Coefficient value greater than 1

Hello,

I am having results from running Maaslin2 and one feature reports a coefficient of 1.26. Is this normal? It seems weird.

Thank you,
Giorgio

Hi Giorgio - one quick way to verify this would be to look at the corresponding scatter/box plot and see if this effect size translates to the strong association your are seeing.

Hi Himel,

Thank you for your answer. So you are telling that it is possible to have a value greater/smaller than +/- 1 and it is only a matter of verifying the strength. Should maximum strength max out at |1| ?

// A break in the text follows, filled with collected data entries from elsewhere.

#if GS_EMIT_PASS0
    const uint32_t digit = count >> 28;
    count &= 0x0FFFFFFFu;
#endif
    s_raster[threadIdx.x * 3 + 0] = rec0;
    s_raster[threadIdx.x * 3 + 1] = rec1;
    s_raster[threadIdx.x * 3 + 2] = rec2;
    const uint32_t wsum = wave_sum_to_lane63(count);
    const uint64_t emits = __ballot(count != 0u);
    const uint32_t wflags = (uint32_t)__popcll(emits);
    const bool wave_kept = __ballot(kept) != 0ull;
#if GS_EMIT_PASS0
    __shared__ uint32_t s_hist[kProjThreads / 64][kBins];
    if (lane_id() < kBins) s_hist[wave_id()][lane_id()] = 0u;
    __builtin_amdgcn_wave_barrier();
    for (uint64_t todo = emits; todo != 0ull;) {
        const uint32_t d = (uint32_t)__builtin_amdgcn_readlane((int)digit, (int)__builtin_ctzll(todo));
        const bool mine = count != 0u && digit == d;
        const uint32_t dsum = wave_sum_to_lane63(mine ? count : 0u);
        if (lane_id() == 63) s_hist[wave_id()][d] = dsum;
        todo &= ~__ballot(mine);
    }
#endif
    if (lane_id() == 63) {
        s_wave_sum[wave_id()] = wsum;
        s_wave_flags[wave_id()] = wflags;
#ifndef GS_PROJECT_WRITE_ALL
#define GS_PROJECT_WRITE_ALL 0
#endif
#ifndef GS_PROJECT_WRITE_KEPT
#define GS_PROJECT_WRITE_KEPT 0
#endif
#ifndef GS_PROJECT_RECORD_CHUNK
#define GS_PROJECT_RECORD_CHUNK 16
#endif
        static_assert(GS_PROJECT_RECORD_CHUNK == 16 || GS_PROJECT_RECORD_CHUNK == 64, "a quarter wave or a wave");
        uint32_t wrote;
        if (band) wrote = wsum != 0u ? 0xFu : 0u;
        else if (GS_PROJECT_WRITE_ALL || GS_PROJECT_WRITE_KEPT) wrote = (GS_PROJECT_WRITE_ALL || wave_kept) ? 0xFu : 0u;
        else if (GS_PROJECT_RECORD_CHUNK == 64) wrote = emits != 0ull ? 0xFu : 0u;
        else wrote = ((emits & 0xFFFFull) ? 1u : 0u) | ((emits & 0xFFFF0000ull) ? 2u : 0u) |
                     ((emits & 0xFFFF00000000ull) ? 4u : 0u) | ((emits >> 48) ? 8u : 0u);
        s_wave_emits[wave_id()] = wrote;
        sc.wave_wrote[blk * (kProjThreads / 64) + wave_id()] = (uint8_t)wrote;
    }
    __syncthreads();
    {
        const uint32_t first = blk * kProjThreads;
        const uint32_t valid = (n - first) < (uint32_t)kProjThreads ? (n - first) : (uint32_t)kProjThreads;
        float4* out = reinterpret_cast<float4*>(sc.raster + first);
#pragma unroll
        for (int q = 0; q < 3; ++q) {
            const uint32_t i = q * kProjThreads + threadIdx.x;
            if (i < valid * 3u && ((s_wave_emits[i / 192u] >> ((i / 48u) & 3u)) & 1u)) out[i] = s_raster[i];
        }
    }
    uint32_t t = 0;
#pragma unroll
    for (int w = 0; w < kProjThreads / 64; ++w) t += s_wave_sum[w];
    if (threadIdx.x == 0) {
        sc.block_sums[blk] = t;
        if (fp.splat_first) sc.block_flags[blk] = s_wave_flags[0] + s_wave_flags[1] + s_wave_flags[2] + s_wave_flags[3];
    }
#if GS_EMIT_PASS0
    if (threadIdx.x < kBins) {
        const uint32_t v = (s_hist[0][threadIdx.x] + s_hist[1][threadIdx.x]) + (s_hist[2][threadIdx.x] + s_hist[3][threadIdx.x]);
        const uint32_t nb = (n + (uint32_t)kProjThreads - 1u) / (uint32_t)kProjThreads;
        uint32_t* hist = pass0_hist_of(sc.block_sums, nb);
        uint32_t* chunk = pass0_chunk_of(sc.block_sums, nb);
        hist[(size_t)blk * kBins + threadIdx.x] = v;
        if (v != 0u)
            (void)__hip_atomic_fetch_add(&chunk[((size_t)fp.parity * pass0_chunks(nb) + blk / kPass0Chunk) * kBins + threadIdx.x],
                                         v, __ATOMIC_RELAXED, __HIP_MEMORY_SCOPE_AGENT);
    }
#endif
    if (!fp.splat_first) register_emit_helpers(fp, sc, blk, t);
}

Hi @Giorgio_Casaburi - if you standardize (z-score) the metadata (which is only done for continuous variables when prompted), you will indeed get standardized beta coefficients ranging between -1 and 1. Otherwise, you can get coefficients greater than 1.

1 Like

Sir @himel.mallick , I also have faced the same thing as I run with everything default. Can you please tell me what is the minimum co-efficient I should consider to call the features as differentially abundant? Or, should I consider all the features in the significant_results.tsv file?

Thanks,
DC7

Hi,

I have a follow-up question on this topic. I have recently run Maaslin2 version 1.12.0 looking at group differences (so the sole predictor in my model is a binary categorical variable). I have included the parameter standardize=TRUE, but I am still getting coefficients larger than 1 (range = -0.03 to 1.57). Is that expected behavior?

Thanks so much!
Fran

Standardizing continuous metadata puts the regression coefficients in units of standard deviations instead of the variable’s units. For instance, if you used height in meters as a covariate, the units for a coefficient in the Maaslin2 outputs would be “log rel abundance units / meter”. If you re-ran the analysis with height in centimeters, the coefficients would all be smaller by a factor of 100. But if you standardized height, the units will be “log rel abundance units / standard deviation of height” and you’ll get the same coefficient values regardless of whether you use meters or centimeters.

With the default log transform, there’s no guarantee that the coefficients will fall in a set (-1, 1) range. I think Himel’s original comment to that effect was in the context of raw relative abundance proportions, which will have a restricted range since you can’t get a bigger effect than 0% → 100%.